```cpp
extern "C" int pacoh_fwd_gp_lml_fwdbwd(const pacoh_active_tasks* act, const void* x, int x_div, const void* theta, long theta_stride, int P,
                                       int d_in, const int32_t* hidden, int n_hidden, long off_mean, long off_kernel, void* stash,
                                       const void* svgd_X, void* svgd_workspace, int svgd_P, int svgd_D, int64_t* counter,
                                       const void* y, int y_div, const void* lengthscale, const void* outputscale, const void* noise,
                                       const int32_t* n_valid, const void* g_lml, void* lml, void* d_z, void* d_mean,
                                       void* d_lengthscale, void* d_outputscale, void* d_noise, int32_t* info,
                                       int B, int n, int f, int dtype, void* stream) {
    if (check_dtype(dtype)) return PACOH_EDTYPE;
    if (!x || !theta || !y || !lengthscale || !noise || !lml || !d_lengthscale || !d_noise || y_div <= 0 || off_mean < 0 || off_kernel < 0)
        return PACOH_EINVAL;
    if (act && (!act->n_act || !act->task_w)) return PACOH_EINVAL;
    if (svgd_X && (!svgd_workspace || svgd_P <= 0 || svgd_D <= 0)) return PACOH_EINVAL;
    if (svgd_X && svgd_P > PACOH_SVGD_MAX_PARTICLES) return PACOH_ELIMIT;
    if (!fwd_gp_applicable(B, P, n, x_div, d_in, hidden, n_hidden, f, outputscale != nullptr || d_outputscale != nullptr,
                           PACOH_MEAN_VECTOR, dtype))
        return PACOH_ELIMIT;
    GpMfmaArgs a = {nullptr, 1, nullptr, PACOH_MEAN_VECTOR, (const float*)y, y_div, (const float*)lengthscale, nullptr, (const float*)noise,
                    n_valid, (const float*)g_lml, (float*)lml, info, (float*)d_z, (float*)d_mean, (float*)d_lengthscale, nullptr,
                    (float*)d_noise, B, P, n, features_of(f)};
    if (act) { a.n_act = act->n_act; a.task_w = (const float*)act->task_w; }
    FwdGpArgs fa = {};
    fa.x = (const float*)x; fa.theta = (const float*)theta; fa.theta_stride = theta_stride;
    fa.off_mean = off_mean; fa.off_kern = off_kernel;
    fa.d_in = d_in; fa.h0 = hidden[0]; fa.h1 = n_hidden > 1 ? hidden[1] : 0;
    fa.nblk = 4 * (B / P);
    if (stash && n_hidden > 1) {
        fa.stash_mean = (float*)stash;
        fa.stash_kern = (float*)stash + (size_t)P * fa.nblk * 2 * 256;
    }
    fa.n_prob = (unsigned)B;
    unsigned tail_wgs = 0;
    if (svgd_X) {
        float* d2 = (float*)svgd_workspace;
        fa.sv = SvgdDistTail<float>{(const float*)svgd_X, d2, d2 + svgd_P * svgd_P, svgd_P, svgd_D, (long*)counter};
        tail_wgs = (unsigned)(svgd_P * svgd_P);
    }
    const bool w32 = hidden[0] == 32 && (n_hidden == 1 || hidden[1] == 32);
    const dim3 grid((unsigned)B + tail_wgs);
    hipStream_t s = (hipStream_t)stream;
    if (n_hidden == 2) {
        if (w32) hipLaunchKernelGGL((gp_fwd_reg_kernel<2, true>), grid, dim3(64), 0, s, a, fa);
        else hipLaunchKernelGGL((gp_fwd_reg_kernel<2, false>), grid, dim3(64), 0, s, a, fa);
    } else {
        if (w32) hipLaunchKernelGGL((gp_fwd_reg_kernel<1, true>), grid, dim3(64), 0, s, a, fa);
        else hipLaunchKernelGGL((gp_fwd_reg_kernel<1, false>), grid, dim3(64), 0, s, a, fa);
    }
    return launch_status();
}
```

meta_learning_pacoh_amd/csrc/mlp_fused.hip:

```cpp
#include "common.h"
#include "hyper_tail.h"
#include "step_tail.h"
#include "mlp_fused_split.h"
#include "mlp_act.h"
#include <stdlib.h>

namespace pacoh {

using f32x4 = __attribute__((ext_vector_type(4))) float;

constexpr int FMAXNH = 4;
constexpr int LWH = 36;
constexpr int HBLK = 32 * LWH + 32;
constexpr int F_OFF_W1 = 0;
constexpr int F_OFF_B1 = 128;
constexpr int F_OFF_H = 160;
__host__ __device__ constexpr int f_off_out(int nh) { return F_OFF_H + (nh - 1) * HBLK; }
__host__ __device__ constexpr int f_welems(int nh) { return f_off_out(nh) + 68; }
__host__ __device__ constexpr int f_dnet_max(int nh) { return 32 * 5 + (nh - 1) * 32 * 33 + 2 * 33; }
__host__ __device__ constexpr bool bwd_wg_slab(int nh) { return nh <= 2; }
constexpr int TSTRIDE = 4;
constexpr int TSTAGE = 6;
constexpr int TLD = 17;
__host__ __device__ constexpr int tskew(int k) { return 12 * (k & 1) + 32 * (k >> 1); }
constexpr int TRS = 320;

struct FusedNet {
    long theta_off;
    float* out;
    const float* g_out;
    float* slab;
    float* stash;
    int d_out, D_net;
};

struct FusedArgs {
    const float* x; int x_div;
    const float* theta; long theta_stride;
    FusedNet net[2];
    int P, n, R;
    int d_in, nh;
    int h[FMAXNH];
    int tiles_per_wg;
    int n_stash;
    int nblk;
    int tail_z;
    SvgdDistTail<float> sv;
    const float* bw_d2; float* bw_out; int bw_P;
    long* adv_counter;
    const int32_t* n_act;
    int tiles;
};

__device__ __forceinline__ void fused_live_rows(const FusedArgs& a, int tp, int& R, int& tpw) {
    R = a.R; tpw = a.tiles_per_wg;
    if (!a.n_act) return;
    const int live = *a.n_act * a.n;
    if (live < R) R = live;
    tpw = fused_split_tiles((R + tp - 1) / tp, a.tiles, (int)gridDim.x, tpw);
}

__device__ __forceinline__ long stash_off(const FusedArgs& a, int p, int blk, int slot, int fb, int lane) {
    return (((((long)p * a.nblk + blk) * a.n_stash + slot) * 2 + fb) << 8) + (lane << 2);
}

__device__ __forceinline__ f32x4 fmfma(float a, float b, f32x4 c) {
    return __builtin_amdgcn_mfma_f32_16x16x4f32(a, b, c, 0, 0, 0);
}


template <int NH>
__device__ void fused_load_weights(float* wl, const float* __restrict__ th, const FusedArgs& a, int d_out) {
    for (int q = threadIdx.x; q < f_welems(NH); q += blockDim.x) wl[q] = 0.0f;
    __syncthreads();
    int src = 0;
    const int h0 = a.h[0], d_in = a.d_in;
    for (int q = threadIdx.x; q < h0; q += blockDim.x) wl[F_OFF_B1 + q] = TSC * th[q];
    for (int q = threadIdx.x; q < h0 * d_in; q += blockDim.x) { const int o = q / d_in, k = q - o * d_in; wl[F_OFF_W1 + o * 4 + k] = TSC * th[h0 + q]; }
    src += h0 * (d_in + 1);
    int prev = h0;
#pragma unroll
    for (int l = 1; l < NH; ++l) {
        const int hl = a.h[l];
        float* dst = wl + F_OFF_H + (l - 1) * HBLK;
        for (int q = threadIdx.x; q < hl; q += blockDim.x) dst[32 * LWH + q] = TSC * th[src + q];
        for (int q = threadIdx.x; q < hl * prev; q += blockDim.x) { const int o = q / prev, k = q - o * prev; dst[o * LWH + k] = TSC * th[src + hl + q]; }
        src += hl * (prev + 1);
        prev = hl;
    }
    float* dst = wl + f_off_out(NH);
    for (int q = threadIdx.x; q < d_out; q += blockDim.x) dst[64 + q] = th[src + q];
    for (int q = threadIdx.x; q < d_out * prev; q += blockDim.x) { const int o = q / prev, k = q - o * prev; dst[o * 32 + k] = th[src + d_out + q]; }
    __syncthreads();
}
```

++++++++++

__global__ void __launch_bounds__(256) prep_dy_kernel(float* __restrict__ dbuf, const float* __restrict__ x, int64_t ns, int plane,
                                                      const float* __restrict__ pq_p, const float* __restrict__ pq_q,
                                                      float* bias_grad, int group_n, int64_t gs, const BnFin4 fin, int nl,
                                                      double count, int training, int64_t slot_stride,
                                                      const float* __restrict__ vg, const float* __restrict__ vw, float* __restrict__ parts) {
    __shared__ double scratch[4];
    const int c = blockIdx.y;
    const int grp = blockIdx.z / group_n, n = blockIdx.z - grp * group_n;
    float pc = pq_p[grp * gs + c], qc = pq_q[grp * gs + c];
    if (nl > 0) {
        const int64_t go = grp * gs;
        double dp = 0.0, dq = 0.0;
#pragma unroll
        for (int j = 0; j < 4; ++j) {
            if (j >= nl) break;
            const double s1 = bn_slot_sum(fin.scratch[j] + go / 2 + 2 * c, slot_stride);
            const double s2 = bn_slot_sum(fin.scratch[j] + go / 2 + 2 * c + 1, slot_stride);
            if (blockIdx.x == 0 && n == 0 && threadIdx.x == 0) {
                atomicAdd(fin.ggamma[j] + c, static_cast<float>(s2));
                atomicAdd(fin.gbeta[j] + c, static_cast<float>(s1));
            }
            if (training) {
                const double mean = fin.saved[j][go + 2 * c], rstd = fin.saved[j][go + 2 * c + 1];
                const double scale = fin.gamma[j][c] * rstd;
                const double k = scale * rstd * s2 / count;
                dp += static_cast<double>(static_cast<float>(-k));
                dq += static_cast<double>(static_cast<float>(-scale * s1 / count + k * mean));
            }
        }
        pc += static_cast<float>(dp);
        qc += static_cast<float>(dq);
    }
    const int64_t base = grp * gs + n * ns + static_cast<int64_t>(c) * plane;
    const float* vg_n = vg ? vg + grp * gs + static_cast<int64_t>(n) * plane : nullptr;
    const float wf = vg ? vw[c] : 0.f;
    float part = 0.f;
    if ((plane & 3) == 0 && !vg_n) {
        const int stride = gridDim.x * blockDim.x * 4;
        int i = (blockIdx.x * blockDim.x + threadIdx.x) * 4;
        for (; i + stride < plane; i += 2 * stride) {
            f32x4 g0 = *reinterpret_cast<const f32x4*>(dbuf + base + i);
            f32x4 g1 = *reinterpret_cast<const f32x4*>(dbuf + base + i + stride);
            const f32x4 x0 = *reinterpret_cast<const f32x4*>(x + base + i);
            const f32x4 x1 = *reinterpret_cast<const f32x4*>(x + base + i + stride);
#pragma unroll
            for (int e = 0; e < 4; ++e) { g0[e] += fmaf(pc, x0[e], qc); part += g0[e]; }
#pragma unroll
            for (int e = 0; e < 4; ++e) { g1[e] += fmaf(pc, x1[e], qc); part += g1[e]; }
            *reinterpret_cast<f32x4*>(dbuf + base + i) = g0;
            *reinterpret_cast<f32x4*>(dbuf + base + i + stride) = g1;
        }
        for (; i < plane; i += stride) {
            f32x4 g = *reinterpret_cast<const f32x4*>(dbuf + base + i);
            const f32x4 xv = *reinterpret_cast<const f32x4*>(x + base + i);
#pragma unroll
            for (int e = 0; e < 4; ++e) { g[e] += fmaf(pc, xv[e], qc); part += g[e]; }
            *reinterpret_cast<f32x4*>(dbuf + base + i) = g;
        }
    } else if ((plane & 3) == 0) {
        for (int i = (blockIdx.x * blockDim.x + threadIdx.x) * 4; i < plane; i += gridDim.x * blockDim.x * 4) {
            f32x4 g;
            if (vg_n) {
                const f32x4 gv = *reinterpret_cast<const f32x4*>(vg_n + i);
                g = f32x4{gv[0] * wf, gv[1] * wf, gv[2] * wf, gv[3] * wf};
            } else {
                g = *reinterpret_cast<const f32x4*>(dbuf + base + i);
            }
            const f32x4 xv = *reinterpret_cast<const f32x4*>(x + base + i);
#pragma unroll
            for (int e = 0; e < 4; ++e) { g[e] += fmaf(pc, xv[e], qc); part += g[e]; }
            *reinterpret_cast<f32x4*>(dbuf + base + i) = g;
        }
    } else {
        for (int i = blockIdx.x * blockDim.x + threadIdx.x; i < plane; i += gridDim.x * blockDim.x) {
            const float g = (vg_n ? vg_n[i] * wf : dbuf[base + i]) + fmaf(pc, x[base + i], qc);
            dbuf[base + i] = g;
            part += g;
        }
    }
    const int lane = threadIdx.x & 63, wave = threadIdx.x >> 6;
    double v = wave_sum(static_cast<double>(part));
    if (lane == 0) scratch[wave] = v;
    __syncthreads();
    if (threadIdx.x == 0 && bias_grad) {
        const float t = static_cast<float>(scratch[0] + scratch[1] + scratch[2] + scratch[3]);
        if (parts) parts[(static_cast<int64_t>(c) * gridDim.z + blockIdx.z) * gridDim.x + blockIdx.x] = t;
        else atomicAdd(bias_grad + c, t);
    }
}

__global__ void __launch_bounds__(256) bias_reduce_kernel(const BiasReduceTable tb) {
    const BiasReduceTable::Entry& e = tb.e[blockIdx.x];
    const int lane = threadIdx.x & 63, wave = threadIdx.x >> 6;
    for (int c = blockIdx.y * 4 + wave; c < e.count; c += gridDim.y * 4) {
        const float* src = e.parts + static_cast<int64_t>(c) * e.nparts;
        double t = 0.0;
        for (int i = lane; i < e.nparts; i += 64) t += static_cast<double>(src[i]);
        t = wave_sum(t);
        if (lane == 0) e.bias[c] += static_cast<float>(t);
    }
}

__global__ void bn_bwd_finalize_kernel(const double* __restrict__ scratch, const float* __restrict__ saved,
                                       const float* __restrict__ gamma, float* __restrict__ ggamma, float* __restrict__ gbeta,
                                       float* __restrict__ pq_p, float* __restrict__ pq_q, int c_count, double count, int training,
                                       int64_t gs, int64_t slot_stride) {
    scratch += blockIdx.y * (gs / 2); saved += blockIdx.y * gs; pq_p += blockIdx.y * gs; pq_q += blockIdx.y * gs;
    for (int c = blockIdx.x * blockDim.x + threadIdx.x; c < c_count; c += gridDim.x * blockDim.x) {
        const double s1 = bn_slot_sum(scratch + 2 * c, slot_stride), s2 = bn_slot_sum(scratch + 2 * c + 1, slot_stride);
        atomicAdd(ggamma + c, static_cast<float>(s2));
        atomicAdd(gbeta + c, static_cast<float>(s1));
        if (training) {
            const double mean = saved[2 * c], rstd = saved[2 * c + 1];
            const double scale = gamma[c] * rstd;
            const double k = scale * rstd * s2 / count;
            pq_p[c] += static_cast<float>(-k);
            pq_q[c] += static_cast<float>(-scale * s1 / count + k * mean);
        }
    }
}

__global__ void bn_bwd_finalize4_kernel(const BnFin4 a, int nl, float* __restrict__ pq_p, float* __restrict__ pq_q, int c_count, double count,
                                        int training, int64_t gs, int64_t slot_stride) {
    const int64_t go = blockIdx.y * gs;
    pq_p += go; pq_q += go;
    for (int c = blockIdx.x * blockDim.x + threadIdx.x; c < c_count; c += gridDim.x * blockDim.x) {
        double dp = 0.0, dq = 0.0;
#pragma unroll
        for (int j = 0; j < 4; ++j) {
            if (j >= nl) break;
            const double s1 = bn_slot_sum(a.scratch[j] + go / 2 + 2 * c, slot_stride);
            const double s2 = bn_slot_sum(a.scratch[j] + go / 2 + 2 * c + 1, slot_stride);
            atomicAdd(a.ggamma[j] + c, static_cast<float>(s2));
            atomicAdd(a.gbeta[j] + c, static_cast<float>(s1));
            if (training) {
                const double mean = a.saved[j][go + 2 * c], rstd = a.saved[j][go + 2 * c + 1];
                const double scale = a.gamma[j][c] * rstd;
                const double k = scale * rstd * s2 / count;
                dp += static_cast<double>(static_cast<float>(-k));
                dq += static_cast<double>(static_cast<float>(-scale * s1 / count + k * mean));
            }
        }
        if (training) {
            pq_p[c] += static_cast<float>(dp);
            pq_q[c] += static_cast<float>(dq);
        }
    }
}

++++++++++

What to produce
Keep both end lines and retype everything in the records above from the line containing "if (blockIdx.x == 0" through the line containing "if ((plane & 3) == 0 &&", exactly, with nothing else.

Task result
            if (blockIdx.x == 0 && n == 0 && threadIdx.x == 0) {
                atomicAdd(fin.ggamma[j] + c, static_cast<float>(s2));
                atomicAdd(fin.gbeta[j] + c, static_cast<float>(s1));
            }
            if (training) {
                const double mean = fin.saved[j][go + 2 * c], rstd = fin.saved[j][go + 2 * c + 1];
                const double scale = fin.gamma[j][c] * rstd;
                const double k = scale * rstd * s2 / count;
                dp += static_cast<double>(static_cast<float>(-k));
                dq += static_cast<double>(static_cast<float>(-scale * s1 / count + k * mean));
            }
        }
        pc += static_cast<float>(dp);
        qc += static_cast<float>(dq);
    }
    const int64_t base = grp * gs + n * ns + static_cast<int64_t>(c) * plane;
    const float* vg_n = vg ? vg + grp * gs + static_cast<int64_t>(n) * plane : nullptr;
    const float wf = vg ? vw[c] : 0.f;
    float part = 0.f;
    if ((plane & 3) == 0 && !vg_n) {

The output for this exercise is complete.